Cette idée peu être illustrée par la récente polémique sur le rapport publiée par la BCE en décembre 2013. Ce dernier, intitulé « High Frequency and price discovery » (co-rédigé par Broogard, Hendershott et Riordan) conclut que le THF apporte une haute demande et offre en liquidité. Dès lors elle agit en sens inverse des erreurs d’estimation pour permettre la formation juste des prix. Ces conclusions représentent d’importants arguments pour la production d’une réglementation plus souple.

En réaction à cette publication, le journal Le monde affirme que ces conclusions sont erronées dans la mesure où la base de données sélectionnées est trop réduite. Dans l’article « La BCE utilisée pour donner du crédit au Trading haute Fréquence », Mathilde Damgé affirme que l’échantillon retenu exclut non seulement les « géants bancaires » mais aussi tout les échanges en dehors de la plateforme du Nasquad.

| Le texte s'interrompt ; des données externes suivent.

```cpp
template <int J, int MI, int WM, int WN>
__device__ __forceinline__ void igemm_epilogue(const IgemmArgs& p, f4 (&acc)[J][MI], int m0, int n0,
                                               int wm, int wn, int lane, int z, char* smem,
                                               const float* ln_mu = nullptr, const float* ln_rs = nullptr,
                                               char* gn_scratch = nullptr, const char* ln_lds = nullptr,
                                               const char* ln_cb = nullptr) {
  const int g = lane >> 4, mc = lane & 15;
  const int HoWo = p.Ho * p.Wo;
  if (p.splitk > 1) {
#pragma unroll
    for (int i = 0; i < MI; ++i) {
      const int m = m0 + wm * WM + i * 16 + mc;
      if (m >= p.M) continue;
#pragma unroll
      for (int j = 0; j < J; ++j) {
        const int n = n0 + wn * WN + j * 16 + g * 4;
        if (n < p.N) *reinterpret_cast<f4*>(p.partial + ((size_t)z * p.M + m) * p.N + n) = acc[j][i];
      }
    }
    if (p.counters == nullptr) return;
    asm volatile("s_waitcnt vmcnt(0)" ::: "memory");
    __syncthreads();
    volatile int* flag = reinterpret_cast<volatile int*>(smem);
    if (threadIdx.x == 0) {
      __builtin_amdgcn_fence(__ATOMIC_RELEASE, "agent");
      asm volatile("s_waitcnt vmcnt(0)" ::: "memory");
      int* ticket = p.counters + blockIdx.x;
      const int prev = __hip_atomic_fetch_add(ticket, 1, __ATOMIC_RELAXED, __HIP_MEMORY_SCOPE_AGENT);
      const int last = (prev == p.splitk - 1) ? 1 : 0;
      if (last) {
        __builtin_amdgcn_fence(__ATOMIC_ACQUIRE, "agent");
        asm volatile("s_waitcnt vmcnt(0)" ::: "memory");
        __hip_atomic_store(ticket, 0, __ATOMIC_RELAXED, __HIP_MEMORY_SCOPE_AGENT);
      }
      *flag = last;
    }
    __syncthreads();
    if (*flag == 0) return;
#pragma unroll
    for (int i = 0; i < MI; ++i) {
      const int m = m0 + wm * WM + i * 16 + mc;
#pragma unroll
      for (int j = 0; j < J; ++j) {
        const int n = n0 + wn * WN + j * 16 + g * 4;
        f4 v = {0.f, 0.f, 0.f, 0.f};
        if (m < p.M && n < p.N)
          for (int s = 0; s < p.splitk; ++s)
            v += *reinterpret_cast<const f4*>(p.partial + ((size_t)s * p.M + m) * p.N + n);
        acc[j][i] = v;
      }
    }
  }
  if (p.flags & DADD_EPI_GNSTAT) {
    float* scratch = reinterpret_cast<float*>(gn_scratch) + (wm * 2 + wn) * 256;
    const int mrow0 = m0 + wm * WM;
    const int bsmp = row_sample(p, mrow0, HoWo);
#pragma unroll
    for (int j = 0; j < J; ++j) {
      const int n = n0 + wn * WN + j * 16 + g * 4;
      f4 bias4 = {0.f, 0.f, 0.f, 0.f};
      if (p.flags & DADD_EPI_BIAS) bias4 = *reinterpret_cast<const f4*>(p.bias + n);
      if (p.flags & DADD_EPI_ROWVEC) bias4 += *reinterpret_cast<const f4*>(p.rowvec + (size_t)bsmp * p.ld_rowvec + n);
      float cs[4] = {0.f, 0.f, 0.f, 0.f}, cq[4] = {0.f, 0.f, 0.f, 0.f};
#pragma unroll
      for (int i = 0; i < MI; ++i) {
        const int m = mrow0 + i * 16 + mc;
        f4 v = acc[j][i] + bias4;
        if (p.flags & DADD_EPI_RESIDUAL) {
          const h4 rv = *reinterpret_cast<const h4*>(p.residual + (size_t)m * p.ldr + n);
#pragma unroll
          for (int r = 0; r < 4; ++r) v[r] += (float)rv[r];
        }
        h4 o;
#pragma unroll
        for (int r = 0; r < 4; ++r) {
          o[r] = (half_t)v[r];
          const float f = (float)o[r];
          cs[r] += f;
          cq[r] = fmaf(f, f, cq[r]);
        }
        *reinterpret_cast<h4*>(p.out + (size_t)m * p.ldo + n) = o;
      }
#pragma unroll
      for (int r = 0; r < 4; ++r) {
        cs[r] = dadd_row16_sum(cs[r]);
        cq[r] = dadd_row16_sum(cq[r]);
      }
      if (mc == 0) {
#pragma unroll
        for (int r = 0; r < 4; ++r) {
          scratch[(j * 16 + g * 4 + r) * 2] = cs[r];
          scratch[(j * 16 + g * 4 + r) * 2 + 1] = cq[r];
        }
      }
    }
    __builtin_amdgcn_fence(__ATOMIC_RELEASE, "wavefront");
    __builtin_amdgcn_wave_barrier();
    __builtin_amdgcn_fence(__ATOMIC_ACQUIRE, "wavefront");
    const int ngrp = WN / p.gn_cg;
    if (lane < ngrp) {
      float a = 0.f, q = 0.f;
      for (int c = 0; c < p.gn_cg; ++c) {
        a += scratch[(lane * p.gn_cg + c) * 2];
        q += scratch[(lane * p.gn_cg + c) * 2 + 1];
      }
// ... 24 lines not shown
      mrow[i] = min(m0 + wm * WM + i * 16 + mc, p.M - 1);
    }
    if (ln_lds != nullptr) {
      for (int pp = 0; pp < p.ln_parts_in; ++pp)
#pragma unroll
        for (int i = 0; i < MI; ++i) {
          const dadd_f2 v = *reinterpret_cast<const dadd_f2*>(ln_lds + pp * 1024 + (wm * WM + i * 16 + mc) * 8);
          sa[i] += v[0];
          sq[i] += v[1];
        }
    } else
    for (int pp = 0; pp < p.ln_parts_in; pp += 4) {
      dadd_f2 v[4][MI];
#pragma unroll
      for (int u = 0; u < 4; ++u)
#pragma unroll
        for (int i = 0; i < MI; ++i)
          v[u][i] = st[(size_t)min(pp + u, p.ln_parts_in - 1) * p.M + mrow[i]];
#pragma unroll
      for (int u = 0; u < 4; ++u) {
        const float keep = (pp + u < p.ln_parts_in) ? 1.f : 0.f;
#pragma unroll
        for (int i = 0; i < MI; ++i) {
          sa[i] = fmaf(keep, v[u][i][0], sa[i]);
          sq[i] = fmaf(keep, v[u][i][1], sq[i]);
        }
      }
    }
    const float inv = __builtin_amdgcn_rcpf((float)p.K);
#pragma unroll
    for (int i = 0; i < MI; ++i) {
      const float mu = sa[i] * inv;
      lmu[i] = mu;
      lrs[i] = rsqrtf(fmaxf(sq[i] * inv - mu * mu, 0.f) + p.ln_eps);
    }
    fold = true;
  } else {
#pragma unroll
    for (int i = 0; i < MI; ++i) lmu[i] = 0.f, lrs[i] = 1.f;
  }
  if (fold && ln_cb != nullptr) {
#pragma unroll
    for (int i = 0; i < MI; ++i) {
      const int m = m0 + wm * WM + i * 16 + mc;
      if (m >= p.M) continue;
      if (p.flags & DADD_EPI_GEGLU) {
        if constexpr (J == 4) {
#pragma unroll
          for (int j = 0; j < 2; ++j) {
            const int ch = wn * WN + j * 16 + g * 4, cg2 = ch + 32;
            if (n0 + cg2 >= p.N) continue;
            f4 hv = lrs[i] * (acc[j][i] - lmu[i] * *reinterpret_cast<const f4*>(ln_cb + ch * 4));
            f4 gv = lrs[i] * (acc[j + 2][i] - lmu[i] * *reinterpret_cast<const f4*>(ln_cb + cg2 * 4));
            if (p.flags & DADD_EPI_BIAS) {
              hv += *reinterpret_cast<const f4*>(ln_cb + 1024 + ch * 4);
              gv += *reinterpret_cast<const f4*>(ln_cb + 1024 + cg2 * 4);
            }
            const int no = (n0 >> 1) + wn * 32 + j * 16 + g * 4;
            const dadd_f2 g01 = dadd_gelu2(dadd_f2{gv[0], gv[1]}), g23 = dadd_gelu2(dadd_f2{gv[2], gv[3]});
            const h4 o = {(half_t)(hv[0] * g01[0]), (half_t)(hv[1] * g01[1]), (half_t)(hv[2] * g23[0]),
                          (half_t)(hv[3] * g23[1])};
            *reinterpret_cast<h4*>(p.out + (size_t)m * p.ldo + no) = o;
          }
        }
        continue;
      }
#pragma unroll
      for (int j = 0; j < J; ++j) {
        const int c = wn * WN + j * 16 + g * 4, n = n0 + c;
        if (n >= p.N) continue;
        f4 v = lrs[i] * (acc[j][i] - lmu[i] * *reinterpret_cast<const f4*>(ln_cb + c * 4));
        if (p.flags & DADD_EPI_BIAS) v += *reinterpret_cast<const f4*>(ln_cb + 1024 + c * 4);
        if (p.flags & DADD_EPI_ROWVEC) v += *reinterpret_cast<const f4*>(p.rowvec + (size_t)row_sample(p, m, HoWo) * p.ld_rowvec + n);
        if (p.flags & DADD_EPI_ACT_MASK) {
          if (p.flags & DADD_EPI_QUICKGELU) {
#pragma unroll
            for (int r = 0; r < 4; ++r) v[r] = v[r] / (1.0f + __expf(-1.702f * v[r]));
          } else if (p.flags & DADD_EPI_GELU) {
#pragma unroll
            for (int r = 0; r < 4; ++r) v[r] = dadd_gelu(v[r]);
          } else {
#pragma unroll
            for (int r = 0; r < 4; ++r) v[r] = 1.0f / (1.0f + __expf(-v[r]));
          }
        }
        if (p.flags & DADD_EPI_RESIDUAL) {
          const h4 rv = *reinterpret_cast<const h4*>(p.residual + (size_t)m * p.ldr + n);
#pragma unroll
          for (int r = 0; r < 4; ++r) v[r] += (float)rv[r];
        }
        const h4 o = {(half_t)v[0], (half_t)v[1], (half_t)v[2], (half_t)v[3]};
        *reinterpret_cast<h4*>(p.out + (size_t)m * p.ldo + n) = o;
      }
    }
    return;
  }
  if (fold) {
    if (p.flags & DADD_EPI_GEGLU) {
      if constexpr (J == 4) {
#pragma unroll
        for (int j = 0; j < 2; ++j) {
          const int nh = n0 + wn * WN + j * 16 + g * 4;
          const int ng = nh + 32;
          if (ng >= p.N) continue;
          const f4 c1h = *reinterpret_cast<const f4*>(p.ln_c1 + nh), c1g = *reinterpret_cast<const f4*>(p.ln_c1 + ng);
          f4 bh = {0.f, 0.f, 0.f, 0.f}, bg = {0.f, 0.f, 0.f, 0.f};
          if (p.flags & DADD_EPI_BIAS) {
            bh = *reinterpret_cast<const f4*>(p.bias + nh);
            bg = *reinterpret_cast<const f4*>(p.bias + ng);
          }
          const int no = (n0 >> 1) + wn * 32 + j * 16 + g * 4;
#pragma unroll
          for (int i = 0; i < MI; ++i) {
            const int m = m0 + wm * WM + i * 16 + mc;
            if (m >= p.M) continue;
            const f4 hv = lrs[i] * (acc[j][i] - lmu[i] * c1h) + bh;
            const f4 gv = lrs[i] * (acc[j + 2][i] - lmu[i] * c1g) + bg;
            const dadd_f2 g01 = dadd_gelu2(dadd_f2{gv[0], gv[1]}), g23 = dadd_gelu2(dadd_f2{gv[2], gv[3]});
            const h4 o = {(half_t)(hv[0] * g01[0]), (half_t)(hv[1] * g01[1]), (half_t)(hv[2] * g23[0]),
                          (half_t)(hv[3] * g23[1])};
            *reinterpret_cast<h4*>(p.out + (size_t)m * p.ldo + no) = o;
          }
        }
      }
      return;
    }
#pragma unroll
    for (int j = 0; j < J; ++j) {
      const int n = n0 + wn * WN + j * 16 + g * 4;
      if (n >= p.N) continue;
      const f4 c4 = *reinterpret_cast<const f4*>(p.ln_c1 + n);
      f4 b4 = {0.f, 0.f, 0.f, 0.f};
      if (p.flags & DADD_EPI_BIAS) b4 = *reinterpret_cast<const f4*>(p.bias + n);
#pragma unroll
      for (int i = 0; i < MI; ++i) {
        const int m = m0 + wm * WM + i * 16 + mc;
        if (m >= p.M) continue;
        f4 v = lrs[i] * (acc[j][i] - lmu[i] * c4) + b4;
        if (p.flags & DADD_EPI_ROWVEC) v += *reinterpret_cast<const f4*>(p.rowvec + (size_t)row_sample(p, m, HoWo) * p.ld_rowvec + n);
        if (p.flags & DADD_EPI_ACT_MASK) {
          if (p.flags & DADD_EPI_QUICKGELU) {
#pragma unroll
            for (int r = 0; r < 4; ++r) v[r] = v[r] / (1.0f + __expf(-1.702f * v[r]));
          } else if (p.flags & DADD_EPI_GELU) {
#pragma unroll
            for (int r = 0; r < 4; ++r) v[r] = dadd_gelu(v[r]);
          } else {
#pragma unroll
            for (int r = 0; r < 4; ++r) v[r] = 1.0f / (1.0f + __expf(-v[r]));
          }
        }
        if (p.flags & DADD_EPI_RESIDUAL) {
          const h4 rv = *reinterpret_cast<const h4*>(p.residual + (size_t)m * p.ldr + n);
#pragma unroll
          for (int r = 0; r < 4; ++r) v[r] += (float)rv[r];
        }
        const h4 o = {(half_t)v[0], (half_t)v[1], (half_t)v[2], (half_t)v[3]};
        *reinterpret_cast<h4*>(p.out + (size_t)m * p.ldo + n) = o;
      }
    }
    return;
  }
  const bool lnstat = (p.flags & DADD_EPI_LNSTAT) != 0 && n0 + wn * WN < p.N;
#pragma unroll
  for (int i = 0; i < MI; ++i) {
    const int m = m0 + wm * WM + i * 16 + mc;
    if (m >= p.M) continue;
    const int b = (p.flags & DADD_EPI_ROWVEC) ? row_sample(p, m, HoWo) : 0;
    float rs1 = 0.f, rs2 = 0.f;
    if (p.flags & DADD_EPI_GEGLU) {
      if constexpr (J == 4) {
#pragma unroll
        for (int j = 0; j < 2; ++j) {
          const int nh = n0 + wn * WN + j * 16 + g * 4;
          const int ng = nh + 32;
          if (ng >= p.N) continue;
          f4 hv = acc[j][i], gv = acc[j + 2][i];
          if (p.flags & DADD_EPI_BIAS) {
            hv += *reinterpret_cast<const f4*>(p.bias + nh);
            gv += *reinterpret_cast<const f4*>(p.bias + ng);
          }
          const int no = (n0 >> 1) + wn * 32 + j * 16 + g * 4;
          const dadd_f2 g01 = dadd_gelu2(dadd_f2{gv[0], gv[1]}), g23 = dadd_gelu2(dadd_f2{gv[2], gv[3]});
          const h4 o = {(half_t)(hv[0] * g01[0]), (half_t)(hv[1] * g01[1]), (half_t)(hv[2] * g23[0]),
                        (half_t)(hv[3] * g23[1])};
          *reinterpret_cast<h4*>(p.out + (size_t)m * p.ldo + no) = o;
        }
      }
      continue;
    }
#pragma unroll
    for (int j = 0; j < J; ++j) {
      const int n = n0 + wn * WN + j * 16 + g * 4;
      if (n >= p.N) continue;
      f4 v = acc[j][i];
      if (p.flags & DADD_EPI_BIAS) v += *reinterpret_cast<const f4*>(p.bias + n);
      if (p.flags & DADD_EPI_ROWVEC) v += *reinterpret_cast<const f4*>(p.rowvec + (size_t)b * p.ld_rowvec + n);
      if (p.flags & DADD_EPI_ACT_MASK) {
        if (p.flags & DADD_EPI_QUICKGELU) {
#pragma unroll
          for (int r = 0; r < 4; ++r) v[r] = v[r] / (1.0f + __expf(-1.702f * v[r]));
        } else if (p.flags & DADD_EPI_GELU) {
#pragma unroll
          for (int r = 0; r < 4; ++r) v[r] = dadd_gelu(v[r]);
        } else {
#pragma unroll
          for (int r = 0; r < 4; ++r) v[r] = 1.0f / (1.0f + __expf(-v[r]));
        }
      }
      if (p.flags & DADD_EPI_RESIDUAL) {
        const h4 rv = *reinterpret_cast<const h4*>(p.residual + (size_t)m * p.ldr + n);
#pragma unroll
        for (int r = 0; r < 4; ++r) v[r] += (float)rv[r];
      }
      h4 o;
#pragma unroll
      for (int r = 0; r < 4; ++r) {
        o[r] = (half_t)v[r];
        const float f = (float)o[r];
        rs1 += f;
        rs2 = fmaf(f, f, rs2);
      }
      *reinterpret_cast<h4*>(p.out + (size_t)m * p.ldo + n) = o;
    }
    if (lnstat) {
      rs1 = dadd_sum_x16x32(rs1);
      rs2 = dadd_sum_x16x32(rs2);
      if (g == 0) {
        const int part = (n0 + wn * WN) / WN;
        reinterpret_cast<dadd_f2*>(p.ln_stats_out)[(size_t)part * p.M + m] = dadd_f2{rs1, rs2};
      }
    }
  }
}
```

Il faut remarquer que pour donner du poids à ses arguments, M. Damgé s’appuie sur le blog Themis Trading, un groupe de borkers traditionnels (non THF), connus pour leurs prises de position tranchées contre le THF. A propos de la publication de la BCE, le site écrit :

" 1- The study only includes a sub-set of HFT firms.  Excluded from their study are “those that also act as brokers for customers and engage in proprietary lower- frequency trading strategies, e.g., Goldman Sachs, Morgan Stanley, and other large integrated firms. HFTs who route their orders through these large integrated firms cannot be clearly identified so they are also excluded.” 
2- Only trades that were executed on NASDAQ are analyzed.  The authors state that “The data used in the study are from 2008-09 for 120 stocks traded on NASDAQ.” Since NASDAQ market share ranged from 20-30% during the sample data set period, this means that 70-80% of trades were excluded from this study.
3- The authors relied on NASDAQ’s subjective determination of which firms were considered HFT.  The authors state “Firms are categorized as HFT based on NASDAQ’s knowledge of their customers and analysis of firms’ trading such as how often their net trading in a day crosses zero, their order duration, and their order to trade ratio.”
4- The authors use only a subset of volume to calculate limit order book imbalances.  The paper states, “To test the hypothesis that HFTs use order book information to predict short- term subsequent price movements we calculate limit order book imbalances (LOBI) using the NBBO TAQ best bid and best offer size.”  According to Eric Hunsader from Nanex, “The NBBO TAQ file only shows the size at the exchange listed as the best bid or offer. It does not show the aggregate sizes.”  Therefore, any analysis of short term direction only using this subset of data is seriously flawed."

Ainsi, le problème de la collecte et de la gestion des données est au cœur de la controverse. Elle rend difficile la formation d’une littérature académique « solide », qui permette aux autorités de saisir les impacts du THF sur le marché. Ce qui en conséquence empêche de mettre en place une régulation exhaustive et adaptée.

Les autorités financières sont conscientes du problème que pose cette carence de données à disposition. Dans son dernier rapport « Quels risques macrofinanciers pour 2014 ? », l’AMF donne des directives pour pallier à ce problème : les autorités doivent pouvoir accéder à « une masse considérable de données », provenant de tous les marchés existants. Le traitement et l’exploitation de ces données doivent devenir plus efficaces. A cet égard la mise en place du LEI (Legal Entity Identifier) doit permettre d’utiliser plus facilement les données disponibles en identifiant rapidement les sociétés.

Il faut observer que si l’AMF est consciente du problème et de ses enjeux, elle ne propose pas de solution concrète pour accéder aux informations plus facilement. L’enjeu est ici bien matériel.